### The problem:
Take each line from the entries that holds "enabled" and copy it out.

### Task inputs:
»»
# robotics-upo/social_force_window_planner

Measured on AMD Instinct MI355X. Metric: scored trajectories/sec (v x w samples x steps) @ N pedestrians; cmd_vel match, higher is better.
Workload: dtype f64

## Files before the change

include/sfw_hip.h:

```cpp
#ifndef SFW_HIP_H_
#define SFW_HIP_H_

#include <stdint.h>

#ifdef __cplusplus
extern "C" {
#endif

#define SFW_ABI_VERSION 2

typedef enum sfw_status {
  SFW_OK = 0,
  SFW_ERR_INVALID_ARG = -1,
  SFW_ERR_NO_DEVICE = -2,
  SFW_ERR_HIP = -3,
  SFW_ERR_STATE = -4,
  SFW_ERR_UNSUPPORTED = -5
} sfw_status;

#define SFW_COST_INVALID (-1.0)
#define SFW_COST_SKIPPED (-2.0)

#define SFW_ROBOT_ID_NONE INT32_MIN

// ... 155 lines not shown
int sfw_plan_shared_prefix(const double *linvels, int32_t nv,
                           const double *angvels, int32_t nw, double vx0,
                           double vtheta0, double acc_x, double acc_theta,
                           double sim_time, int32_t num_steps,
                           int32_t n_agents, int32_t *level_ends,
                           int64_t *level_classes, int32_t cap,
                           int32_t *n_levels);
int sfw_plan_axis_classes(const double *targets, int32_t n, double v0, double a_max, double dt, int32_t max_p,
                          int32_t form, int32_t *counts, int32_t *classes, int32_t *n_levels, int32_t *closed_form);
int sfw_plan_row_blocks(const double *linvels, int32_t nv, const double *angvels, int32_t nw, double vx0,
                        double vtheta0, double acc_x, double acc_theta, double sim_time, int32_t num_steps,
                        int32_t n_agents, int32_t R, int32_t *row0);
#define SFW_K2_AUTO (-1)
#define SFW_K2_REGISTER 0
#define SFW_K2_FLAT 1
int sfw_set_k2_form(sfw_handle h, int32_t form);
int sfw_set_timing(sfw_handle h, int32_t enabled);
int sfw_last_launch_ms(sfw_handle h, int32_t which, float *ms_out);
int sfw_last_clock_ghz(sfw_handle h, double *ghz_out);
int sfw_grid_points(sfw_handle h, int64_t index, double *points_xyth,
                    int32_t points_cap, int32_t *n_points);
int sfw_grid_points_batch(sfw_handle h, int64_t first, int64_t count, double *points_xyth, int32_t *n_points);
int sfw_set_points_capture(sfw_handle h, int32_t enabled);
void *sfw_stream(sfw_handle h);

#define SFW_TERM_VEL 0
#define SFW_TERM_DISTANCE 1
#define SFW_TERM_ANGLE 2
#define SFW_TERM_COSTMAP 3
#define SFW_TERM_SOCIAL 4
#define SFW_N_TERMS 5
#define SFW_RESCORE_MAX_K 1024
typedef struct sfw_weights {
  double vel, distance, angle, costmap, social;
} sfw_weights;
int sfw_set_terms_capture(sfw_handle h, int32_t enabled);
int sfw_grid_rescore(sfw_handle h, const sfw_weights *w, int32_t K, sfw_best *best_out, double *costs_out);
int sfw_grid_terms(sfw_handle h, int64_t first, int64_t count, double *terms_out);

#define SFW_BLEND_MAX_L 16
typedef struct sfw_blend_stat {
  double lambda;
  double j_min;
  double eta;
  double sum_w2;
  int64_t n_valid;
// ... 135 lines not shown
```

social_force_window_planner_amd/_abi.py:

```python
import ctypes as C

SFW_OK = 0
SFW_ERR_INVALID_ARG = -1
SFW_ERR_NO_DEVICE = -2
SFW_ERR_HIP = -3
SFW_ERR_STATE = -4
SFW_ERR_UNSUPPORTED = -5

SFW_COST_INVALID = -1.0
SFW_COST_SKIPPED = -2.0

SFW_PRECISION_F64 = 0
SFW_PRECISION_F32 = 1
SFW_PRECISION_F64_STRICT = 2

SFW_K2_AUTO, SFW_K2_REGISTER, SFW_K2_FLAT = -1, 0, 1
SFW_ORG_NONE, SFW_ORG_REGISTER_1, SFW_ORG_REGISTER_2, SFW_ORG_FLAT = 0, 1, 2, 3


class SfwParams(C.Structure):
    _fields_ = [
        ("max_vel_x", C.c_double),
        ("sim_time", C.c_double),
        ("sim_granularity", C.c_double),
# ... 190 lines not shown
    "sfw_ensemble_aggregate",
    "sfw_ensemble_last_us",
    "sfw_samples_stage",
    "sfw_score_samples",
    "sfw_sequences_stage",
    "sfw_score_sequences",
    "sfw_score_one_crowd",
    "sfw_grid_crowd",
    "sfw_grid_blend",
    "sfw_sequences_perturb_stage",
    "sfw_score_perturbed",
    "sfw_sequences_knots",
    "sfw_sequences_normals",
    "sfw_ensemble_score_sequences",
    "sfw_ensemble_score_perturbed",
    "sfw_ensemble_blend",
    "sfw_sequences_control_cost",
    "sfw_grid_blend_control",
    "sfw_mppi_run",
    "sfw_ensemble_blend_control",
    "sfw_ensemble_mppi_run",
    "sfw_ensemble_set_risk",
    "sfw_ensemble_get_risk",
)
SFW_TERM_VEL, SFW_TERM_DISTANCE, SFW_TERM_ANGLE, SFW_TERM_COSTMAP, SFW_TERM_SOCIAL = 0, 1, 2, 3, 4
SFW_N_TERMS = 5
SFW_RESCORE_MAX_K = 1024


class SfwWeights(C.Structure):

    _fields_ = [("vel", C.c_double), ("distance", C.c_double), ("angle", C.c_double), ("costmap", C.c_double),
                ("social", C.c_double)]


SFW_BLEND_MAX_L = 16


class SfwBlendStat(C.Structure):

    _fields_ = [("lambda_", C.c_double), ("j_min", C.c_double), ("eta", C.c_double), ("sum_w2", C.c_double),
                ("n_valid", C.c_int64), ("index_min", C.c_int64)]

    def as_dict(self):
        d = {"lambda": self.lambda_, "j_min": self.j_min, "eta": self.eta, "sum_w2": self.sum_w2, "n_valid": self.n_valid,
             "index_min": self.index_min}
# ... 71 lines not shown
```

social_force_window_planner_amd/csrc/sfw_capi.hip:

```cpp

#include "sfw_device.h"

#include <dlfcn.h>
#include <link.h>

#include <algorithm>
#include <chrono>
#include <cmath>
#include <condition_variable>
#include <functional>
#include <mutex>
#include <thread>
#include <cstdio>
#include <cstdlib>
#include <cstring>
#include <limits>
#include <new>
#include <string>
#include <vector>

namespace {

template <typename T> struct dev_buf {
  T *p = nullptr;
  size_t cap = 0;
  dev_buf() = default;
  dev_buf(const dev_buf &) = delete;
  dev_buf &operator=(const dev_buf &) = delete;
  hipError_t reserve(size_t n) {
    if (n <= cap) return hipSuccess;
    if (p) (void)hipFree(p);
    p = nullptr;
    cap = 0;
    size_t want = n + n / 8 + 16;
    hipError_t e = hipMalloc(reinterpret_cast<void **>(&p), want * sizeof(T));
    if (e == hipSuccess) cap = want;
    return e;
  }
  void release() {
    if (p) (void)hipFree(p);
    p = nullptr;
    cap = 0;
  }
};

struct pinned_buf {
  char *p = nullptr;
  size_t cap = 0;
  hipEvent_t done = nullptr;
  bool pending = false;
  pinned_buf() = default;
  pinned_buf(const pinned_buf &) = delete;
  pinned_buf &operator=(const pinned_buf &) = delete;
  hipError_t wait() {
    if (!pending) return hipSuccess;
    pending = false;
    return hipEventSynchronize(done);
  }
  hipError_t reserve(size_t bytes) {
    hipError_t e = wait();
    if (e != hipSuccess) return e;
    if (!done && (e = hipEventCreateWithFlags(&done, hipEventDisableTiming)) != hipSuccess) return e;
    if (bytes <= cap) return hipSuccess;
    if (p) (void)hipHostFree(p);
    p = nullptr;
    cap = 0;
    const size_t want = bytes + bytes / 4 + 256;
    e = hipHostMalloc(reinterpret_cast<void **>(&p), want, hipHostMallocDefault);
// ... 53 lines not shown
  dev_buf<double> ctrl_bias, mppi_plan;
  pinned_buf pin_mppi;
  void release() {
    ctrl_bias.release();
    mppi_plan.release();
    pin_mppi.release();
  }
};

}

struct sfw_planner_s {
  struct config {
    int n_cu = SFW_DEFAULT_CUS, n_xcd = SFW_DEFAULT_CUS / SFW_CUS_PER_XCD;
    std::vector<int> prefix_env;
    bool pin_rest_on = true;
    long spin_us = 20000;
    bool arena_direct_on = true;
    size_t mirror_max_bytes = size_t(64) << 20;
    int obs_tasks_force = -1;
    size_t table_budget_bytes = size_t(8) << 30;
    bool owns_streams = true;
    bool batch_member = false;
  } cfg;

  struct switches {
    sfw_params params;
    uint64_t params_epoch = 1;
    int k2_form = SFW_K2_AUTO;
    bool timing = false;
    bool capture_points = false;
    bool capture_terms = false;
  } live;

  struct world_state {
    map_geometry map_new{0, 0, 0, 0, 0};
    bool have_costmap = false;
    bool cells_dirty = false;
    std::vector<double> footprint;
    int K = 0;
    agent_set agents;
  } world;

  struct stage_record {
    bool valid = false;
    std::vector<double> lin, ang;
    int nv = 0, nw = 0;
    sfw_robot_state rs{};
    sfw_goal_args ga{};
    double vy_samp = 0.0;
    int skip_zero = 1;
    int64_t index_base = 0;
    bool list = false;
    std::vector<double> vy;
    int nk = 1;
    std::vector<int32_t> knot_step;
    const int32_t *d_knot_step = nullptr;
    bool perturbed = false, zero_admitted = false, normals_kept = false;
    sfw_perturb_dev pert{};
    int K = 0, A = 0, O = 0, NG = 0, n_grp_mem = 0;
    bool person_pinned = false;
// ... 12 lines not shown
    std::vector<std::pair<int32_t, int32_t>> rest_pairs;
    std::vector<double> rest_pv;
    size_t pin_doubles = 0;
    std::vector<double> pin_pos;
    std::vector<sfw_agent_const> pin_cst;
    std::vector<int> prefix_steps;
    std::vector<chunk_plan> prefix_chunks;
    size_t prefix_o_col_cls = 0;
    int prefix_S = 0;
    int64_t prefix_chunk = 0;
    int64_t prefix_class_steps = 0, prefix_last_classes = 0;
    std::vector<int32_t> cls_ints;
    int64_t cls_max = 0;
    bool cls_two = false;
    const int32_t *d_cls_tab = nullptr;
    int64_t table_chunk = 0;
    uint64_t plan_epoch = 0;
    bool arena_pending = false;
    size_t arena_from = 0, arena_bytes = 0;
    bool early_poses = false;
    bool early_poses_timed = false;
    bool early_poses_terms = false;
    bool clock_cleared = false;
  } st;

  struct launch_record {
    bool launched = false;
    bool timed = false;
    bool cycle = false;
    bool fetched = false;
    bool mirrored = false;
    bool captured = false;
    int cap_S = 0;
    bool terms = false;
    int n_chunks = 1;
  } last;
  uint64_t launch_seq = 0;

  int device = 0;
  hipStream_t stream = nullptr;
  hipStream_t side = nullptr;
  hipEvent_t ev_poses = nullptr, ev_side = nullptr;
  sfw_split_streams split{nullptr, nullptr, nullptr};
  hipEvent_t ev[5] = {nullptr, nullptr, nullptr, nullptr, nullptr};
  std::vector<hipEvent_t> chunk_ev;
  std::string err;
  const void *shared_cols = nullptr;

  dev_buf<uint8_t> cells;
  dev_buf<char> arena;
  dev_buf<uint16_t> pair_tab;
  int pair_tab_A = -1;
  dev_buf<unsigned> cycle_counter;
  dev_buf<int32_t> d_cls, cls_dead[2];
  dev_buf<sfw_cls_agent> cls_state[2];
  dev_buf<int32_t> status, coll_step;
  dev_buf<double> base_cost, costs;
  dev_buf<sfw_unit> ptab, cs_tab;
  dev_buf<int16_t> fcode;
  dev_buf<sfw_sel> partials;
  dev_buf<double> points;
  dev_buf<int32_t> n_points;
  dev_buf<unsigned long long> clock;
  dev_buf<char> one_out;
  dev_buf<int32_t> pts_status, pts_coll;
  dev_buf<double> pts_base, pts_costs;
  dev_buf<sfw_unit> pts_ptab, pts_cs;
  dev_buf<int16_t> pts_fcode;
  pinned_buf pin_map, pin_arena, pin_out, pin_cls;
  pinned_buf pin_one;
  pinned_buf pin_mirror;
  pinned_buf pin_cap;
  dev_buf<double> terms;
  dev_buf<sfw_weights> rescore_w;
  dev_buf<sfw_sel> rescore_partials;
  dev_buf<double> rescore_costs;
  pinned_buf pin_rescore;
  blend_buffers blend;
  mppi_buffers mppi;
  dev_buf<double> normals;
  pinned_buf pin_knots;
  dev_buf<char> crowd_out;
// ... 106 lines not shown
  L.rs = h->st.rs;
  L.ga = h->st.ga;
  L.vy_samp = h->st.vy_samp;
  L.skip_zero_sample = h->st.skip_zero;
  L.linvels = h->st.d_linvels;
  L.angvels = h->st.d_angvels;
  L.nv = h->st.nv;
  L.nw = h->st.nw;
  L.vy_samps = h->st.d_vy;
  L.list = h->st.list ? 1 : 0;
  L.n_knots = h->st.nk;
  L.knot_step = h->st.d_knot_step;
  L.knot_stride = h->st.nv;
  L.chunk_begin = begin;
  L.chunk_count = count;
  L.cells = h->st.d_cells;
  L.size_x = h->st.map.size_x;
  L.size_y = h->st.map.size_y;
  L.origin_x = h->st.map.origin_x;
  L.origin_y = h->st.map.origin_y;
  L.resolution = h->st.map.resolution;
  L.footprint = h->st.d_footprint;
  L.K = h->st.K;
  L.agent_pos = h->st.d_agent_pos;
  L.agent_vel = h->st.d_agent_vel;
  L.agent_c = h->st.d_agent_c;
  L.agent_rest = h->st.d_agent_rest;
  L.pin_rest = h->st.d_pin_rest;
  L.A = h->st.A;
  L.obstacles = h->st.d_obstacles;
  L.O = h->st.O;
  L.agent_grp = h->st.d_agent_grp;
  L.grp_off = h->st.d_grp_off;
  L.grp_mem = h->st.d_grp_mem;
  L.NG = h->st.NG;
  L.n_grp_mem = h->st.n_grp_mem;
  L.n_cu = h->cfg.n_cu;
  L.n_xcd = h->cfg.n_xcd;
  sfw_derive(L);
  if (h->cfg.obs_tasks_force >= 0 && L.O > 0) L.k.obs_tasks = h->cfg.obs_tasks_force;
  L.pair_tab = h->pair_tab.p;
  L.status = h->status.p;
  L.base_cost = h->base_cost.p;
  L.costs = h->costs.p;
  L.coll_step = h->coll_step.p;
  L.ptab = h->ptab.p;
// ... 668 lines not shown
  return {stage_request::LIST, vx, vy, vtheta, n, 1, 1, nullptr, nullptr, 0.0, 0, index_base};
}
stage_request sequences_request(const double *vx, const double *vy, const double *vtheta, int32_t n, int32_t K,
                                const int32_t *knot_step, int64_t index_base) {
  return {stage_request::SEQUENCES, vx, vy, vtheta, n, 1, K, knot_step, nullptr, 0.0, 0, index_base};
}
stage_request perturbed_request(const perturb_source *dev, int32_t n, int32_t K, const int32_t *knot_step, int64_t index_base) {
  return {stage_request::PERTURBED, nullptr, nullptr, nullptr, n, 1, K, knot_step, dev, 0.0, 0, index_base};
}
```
««
### Result of the task:
int sfw_set_timing(sfw_handle h, int32_t enabled);
int sfw_set_points_capture(sfw_handle h, int32_t enabled);
int sfw_set_terms_capture(sfw_handle h, int32_t enabled);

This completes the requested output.